# 24" barrel too short for Ducks/Geese??



## Sloane Ranger

Guys.. 
I have a 24" advantage timber Benelli SuperNova that was a steady grip gun bought for turkeys. 
I bought an advantage timber comfortech stock for a SBE2/M2 and a cast/drop shim kit to be able to use it for wingshooting. (I do have a Beretta 686 SP 12ga. also) but the SN is for waterfowl. 
I have used the SN on a pheasant hunt where I let my dad use my SP and I got 5 and made 2 long shots with 2 3/4" no. 6 shot on pheasants. One was flying left to right and I knocked him down at 40 yds. I also knocked one down at 50+ yds that was flying straight away from me. So I know I can knock down birds with the short barrel. 

However, and here's where I need the help, I have made MANY shots on ducks and alot of geese while waterfowl hunting with both 3" and 3 1/2" No.2 remington steel shot and I cannot hit anything. We had geese all over us and I didn't knock down anything. 
I was using a factory 'Modified' choke and have switched in an 'IM' choke from the Silver Pigeon as the SNova only had Full, Mod and IC. 

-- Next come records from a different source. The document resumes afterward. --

template <int N>
__global__ void __launch_bounds__(QD_CTA_WARPS * 32, QD_FAST_MIN_BLOCKS) qd_scan_fast_kernel(const KArgs a) {
  extern __shared__ __align__(128) unsigned char qd_smem[];
  const int lane = threadIdx.x & 31;
  const int warp = threadIdx.x >> 5;
  const int warps_per_cta = blockDim.x >> 5;
  const qd_layout& L = a.L;

  unsigned char* slot = qd_smem + (size_t)warp * a.slot_bytes;
  double* rec = reinterpret_cast<double*>(slot);
  qd_scan* sc = reinterpret_cast<qd_scan*>(slot + (size_t)L.rec_doubles * 8);
  double* der = reinterpret_cast<double*>(slot + (size_t)L.rec_doubles * 8 + sizeof(qd_scan));
  double* d_g0 = der;
  double* d_gx = der + 8;
  double* d_gy = der + 16;
  double* d_us = der + 24;
  double* d_sg = der + 27;
  double* swt = der + QD_FAST_DER;
  ProjCache pc;
  pc.mats = swt + 32;
  pc.aug = pc.mats + 64;
  pc.keys = reinterpret_cast<uint32_t*>(pc.aug + 8 * 16);
  pc.meta = pc.keys + QD_PC_WAYS;
  pc.lin_s = pc.aug + 8 * 16 + 8;
  pc.aff = pc.lin_s + 8 * 32;
  pc.gsrc = der;
  pc.mat_stride = 0;
  uint64_t* bar = reinterpret_cast<uint64_t*>(pc.aff + QD_PC_WAYS * 24);

  if (lane == 0) mbar_init(bar, 1);
  __syncwarp();
  uint32_t phase = 0;

  const bool f_latch = a.flags & QD_FLAG_LATCH;
  const bool f_noise = a.flags & QD_FLAG_NOISE;
  const bool f_radial = a.flags & QD_FLAG_RADIAL;
  const bool f_carry = a.flags & QD_FLAG_CARRY_ROWS;
  const bool f_white_out = a.flags & QD_FLAG_WHITE_ON_OUTPUT;
  const bool thresholded = L.algorithm == QD_ALG_THRESHOLDED;
  const uint32_t rec_bytes = (uint32_t)L.rec_doubles * 8u;
  const double* __restrict__ cinv = rec + L.o_cinv;
  const double* __restrict__ Q = rec + L.o_q;
  const double* __restrict__ spos = rec + L.o_spos;
  const double* __restrict__ sneg = rec + L.o_sneg;
  const double* __restrict__ sw = rec + L.o_sw;
  const double* par = rec + L.o_par;

  const long long total_items = (long long)a.n_scan * a.items_per_scan;
  for (long long item = (long long)blockIdx.x * warps_per_cta + warp; item < total_items;
       item += (long long)gridDim.x * warps_per_cta) {
    const int scan_id = (int)(item / a.items_per_scan);
    const int part = (int)(item - (long long)scan_id * a.items_per_scan);
    const qd_scan* gscan = a.scans + scan_id;

    stage_item(a, gscan, rec_bytes, rec, sc, bar, phase, lane, a.use_one);
    if (lane == 0) { pc.meta[0] = 0u; pc.meta[1] = 0u; }

    const int nx = sc->nx, ny = sc->ny;
    const ItemWindow w = item_window(a, part, nx, ny);
    if (w.empty) { __syncwarp(); continue; }
    const int row0 = w.row0, row1 = w.row1, cx0 = w.cx0, cx1 = w.cx1;

    item_affine_forms<N>(a, rec, sc, der, lane);
    {
      double t = 0.0;
      const int h = lane & 15;
#pragma unroll
      for (int q = 0; q < 4; ++q) {
        const int p = (lane < 16) ? q : q + 4;
        if (p < N && ((h >> q) & 1)) t += sw[N - 1 - p];
      }
      swt[lane] = t;
    }
    __syncwarp();
    if (lane < 3) {
      double t = 0.0;
      for (int j = 0; j < N; ++j) t = fma(sw[j], der[8 * lane + j], t);
      d_sg[lane] = t;
    }
    __syncwarp();

    const bool latch_on = f_latch && par[QD_PAR_LATCH] != 0.0;
    const bool replace = f_radial && sc->rad_mode == 2;
    const uint64_t seed = sc->seed;
    const long long pix0 = sc->pix_offset;
    const double inv_gamma = 1.0 / sc->peak_width;
    const double css = rec[L.o_css];
    const bool need_rng = f_noise || latch_on || (f_radial && sc->rad_mode != 0);

    uint64_t held_key = 0;
    double held_sn = 0.0;
    bool have_held = false;
    uint32_t tele_state = 0;
    bool tele_init = false;

    for (int iy = row0; iy < row1; ++iy) {
      if (!f_carry) { have_held = false; tele_init = false; }
      for (int c0 = cx0; c0 < cx1; c0 += 32) {
        const int ix = c0 + lane;
        const bool valid = ix < nx;
        const int ixc = valid ? ix : nx - 1;
        const long long pix = (long long)iy * nx + ixc;
        const unsigned vmask = __ballot_sync(0xffffffffu, valid);
        const double fx = (double)ixc, fy = (double)iy;
        const PixelDraws rnd = pixel_draws(need_rng, seed, pix);

        uint64_t key = 0;
        float zf;
        if (!replace) {
          double sn;
          {
            double g[N], nc[N];
            int sgn = 0;
#pragma unroll
            for (int j = 0; j < N; ++j) {
              g[j] = fma(fy, d_gy[j], fma(fx, d_gx[j], d_g0[j]));
              nc[j] = g[j];
              sgn |= __double2hiint(g[j]);
            }
            if (__any_sync(0xffffffffu, sgn < 0)) relax_lcp<N, true>(g, rec + L.o_cdd, pc, lane, fx, fy, nc);
            double r[N], lin[N];
            unsigned fixmask = 0, fixval = 0;
            uint32_t klo = 0, khi = 0;
            sn = 0.0;
#pragma unroll
            for (int j = 0; j < N; ++j) {
              const double fj = floor(nc[j]);
              r[j] = fj - g[j];
              sn = fma(sw[j], fj, sn);
              const uint32_t fi = (uint32_t)__double2int_rz(fj) & 0xffu;
              if (j < 4) klo |= fi << (8 * j); else khi |= fi << (8 * (j - 4));
              if (thresholded) {
                const double frac = nc[j] - fj;
                if (!(fabs(frac - 0.5) < 0.5 * par[QD_PAR_THRESHOLD])) {
                  fixmask |= 1u << (N - 1 - j);
                  if (floor(nc[j] + 0.5) - fj == 1.0) fixval |= 1u << (N - 1 - j);
                }
              }
            }
            key = ((uint64_t)khi << 32) | klo;
            matvec_smem<N>(cinv, r, lin);
            double* __restrict__ ls = pc.lin_s + lane;
            unsigned zmask = 0, omask = 0;
#pragma unroll
            for (int j = 0; j < N; ++j) {
              const unsigned bit = 1u << (N - 1 - j);
              const double l2 = lin[j] + lin[j];
              ls[(N - 1 - j) * 32] = l2;
              const double aj = l2 + cinv[j * N + j];
              zmask |= (aj + sneg[j] > 1e-9) ? bit : 0u;
              omask |= (aj + spos[j] < -1e-9) ? bit : 0u;
            }
            const unsigned add = (zmask | omask) & ~fixmask;
            fixval |= omask & add;
            fixmask |= add;
            const unsigned freeb = ~fixmask & ((1u << N) - 1u);
            const int kfree = __popc(freeb);
            const int kmax = __reduce_max_sync(0xffffffffu, kfree);
            unsigned idx = fixval;
            double Lsum = 0.0;
#pragma unroll
            for (int p = 0; p < N; ++p)
              if ((fixval >> p) & 1u) Lsum += ls[p * 32];
            double best = Lsum + Q[idx];
            unsigned bidx = idx;
            if (kmax > 0) {
              unsigned pos = 0;
              {
                int nfree = 0;
#pragma unroll
                for (int p = 0; p < N; ++p)
                  if ((freeb >> p) & 1u) { pos |= (unsigned)p << (4 * nfree); ++nfree; }
              }
              const unsigned steps = 1u << kmax, mine = 1u << kfree;
#pragma unroll 1
              for (unsigned c = 1; c < steps; ++c) {
                if (c < mine) {
                  const unsigned p = (pos >> (4 * (__ffs(c) - 1))) & 15u;
                  idx ^= 1u << p;
                  const double lp = ls[p * 32];
                  Lsum += ((idx >> p) & 1u) ? lp : -lp;
                  const double e = Lsum + Q[idx];
                  if (e < best || (e == best && idx < bidx)) { best = e; bidx = idx; }
                }
              }
            }
            key += ((((uint64_t)(bidx << (8 - N))) * 0x8040201008040201ULL) & 0x8080808080808080ULL) >> 7;
            sn += swt[bidx & 15u] + swt[16 + (bidx >> 4)];
          }

          if (latch_on) {
            unsigned todo = vmask;
            if (!have_held) {
              held_key = shfl_u64(key, 0);
              held_sn = shfl_f64(sn, 0);
              todo &= ~1u;
              have_held = true;
            }
            latch_chunk(key, held_key, todo, rnd.u_latch, rec, L, lane, [&](int, unsigned rejected, int acl) {
              if ((rejected >> lane) & 1u) sn = held_sn;
              if (acl < 32) held_sn = shfl_f64(sn, acl);
            });
          }

          double noise_in = 0.0, noise_out = 0.0;
          if (f_noise) {
            const double wn = par[QD_PAR_WHITE] * (double)rnd.z_white;
            if (f_white_out) noise_out = wn; else noise_in = wn;
            const double tamp = par[QD_PAR_TELE_AMP];
            if (tamp != 0.0) {
              if (!tele_init) {
                tele_state = tele_start(f_carry, seed, iy, par);
                tele_init = true;
              }
              const unsigned f0 = __ballot_sync(0xffffffffu, valid && (double)rnd.u_tele < par[QD_PAR_P01]);
              const unsigned f1 = __ballot_sync(0xffffffffu, valid && (double)rnd.u_tele < par[QD_PAR_P10]);
              unsigned st_mask = 0u, rem = 0xffffffffu, cur = tele_state;
              while (true) {
                const unsigned m = (cur ? f1 : f0) & rem;
                if (!m) { if (cur) st_mask |= rem; break; }
                const int t = __ffs(m) - 1;
                if (cur) st_mask |= rem & ((1u << t) - 1u);
                cur ^= 1u;
                if (cur) st_mask |= 1u << t;
                rem &= ~((2u << t) - 1u);
                if (!rem) break;
              }
              tele_state = cur;
              noise_in += tamp * (double)((st_mask >> lane) & 1u);
            }
          }

          const double us = fma(fy, d_us[2], fma(fx, d_us[1], d_us[0]));
          const double sg = fma(fy, d_sg[2], fma(fx, d_sg[1], d_sg[0]));
          const double base = 2.0 * (sn - sg);
          const double t = (rint(us) + noise_in) - us;
          const double xs = 2.0 * css * inv_gamma;
          const double x0 = fma(css, fma(2.0, t, 1.0), base) * inv_gamma;
          double z = (double)sensor_lorentz10(x0, xs) + noise_out;
          if (f_radial && sc->rad_mode == 1) z = fma((double)rnd.z_rad, (double)radial_amp(sc, fx, fy), z);
          zf = (float)z;
        } else {
          zf = rnd.z_rad;
        }

        if (valid) {
          const long long o = pix0 + (long long)iy * nx + ix;
          if (a.z_out) a.z_out[o] = zf;
          if (a.n_type == QD_N_U8) {
            unsigned char* p = reinterpret_cast<unsigned char*>(a.n_out) + o * N;
            if constexpr (N == 8) *reinterpret_cast<uint64_t*>(p) = key;
            else if constexpr (N == 4) *reinterpret_cast<uint32_t*>(p) = (uint32_t)key;
            else if constexpr (N == 2) *reinterpret_cast<uint16_t*>(p) = (uint16_t)key;
            else {
#pragma unroll
              for (int j = 0; j < N; ++j) p[j] = (unsigned char)(key >> (8 * j));
            }
          } else if (a.n_type == QD_N_F32) {
            float* p = reinterpret_cast<float*>(a.n_out) + o * N;
#pragma unroll
            for (int j = 0; j < N; ++j) p[j] = (float)(unsigned)((key >> (8 * j)) & 0xffu);
          } else if (a.n_type == QD_N_F64) {
            double* p = reinterpret_cast<double*>(a.n_out) + o * N;
#pragma unroll
            for (int j = 0; j < N; ++j) p[j] = (double)(unsigned)((key >> (8 * j)) & 0xffu);
          }
        }
      }
    }
    __syncwarp();
  }
}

Is my barrel just too short? I am frustrated. I am normally a decent shot. Should I try a $100 patternmaster choke? I may up to BB's for the gees but fear that they're too big for the ducks. 

Even though we have decoys most of our shots are pass shooting over the decoys. 

Thanks, 

E


----------



## alphachief

Sloane Ranger said:


> Guys..
> I have a 24" advantage timber Benelli SuperNova that was a steady grip gun bought for turkeys.
> I bought an advantage timber comfortech stock for a SBE2/M2 and a cast/drop shim kit to be able to use it for wingshooting. (I do have a Beretta 686 SP 12ga. also) but the SN is for waterfowl.
> I have used the SN on a pheasant hunt where I let my dad use my SP and I got 5 and made 2 long shots with 2 3/4" no. 6 shot on pheasants. One was flying left to right and I knocked him down at 40 yds. I also knocked one down at 50+ yds that was flying straight away from me. So I know I can knock down birds with the short barrel.
> 
> However, and here's where I need the help, I have made MANY shots on ducks and alot of geese while waterfowl hunting with both 3" and 3 1/2" No.2 remington steel shot and I cannot hit anything. We had geese all over us and I didn't knock down anything.
> I was using a factory 'Modified' choke and have switched in an 'IM' choke from the Silver Pigeon as the SNova only had Full, Mod and IC.
> 
> Is my barrel just too short? I am frustrated. I am normally a decent shot. Should I try a $100 patternmaster choke? I may up to BB's for the gees but fear that they're too big for the ducks.
> 
> Even though we have decoys most of our shots are pass shooting over the decoys.
> 
> Thanks,
> 
> E



A little shorter than I would go out and buy for a duck gun...but if I already had it, I'd shoot it until I saw for myself that it didn't work with ducks.  The chokes will let you reach out and touch them...even with a shorter barrel.  I got a buddy who totes an old Model 12 12 Ga. with a 21 inch barrel and fixed IC choke into the beaver dam swamps.  Very few wood ducks make it by him!


----------



## Wild Turkey

It's the shooter and not the barrell length.
A longer barrell gives you a longer sight line between the front and back ends. Practice more and you can overcome a short barrell.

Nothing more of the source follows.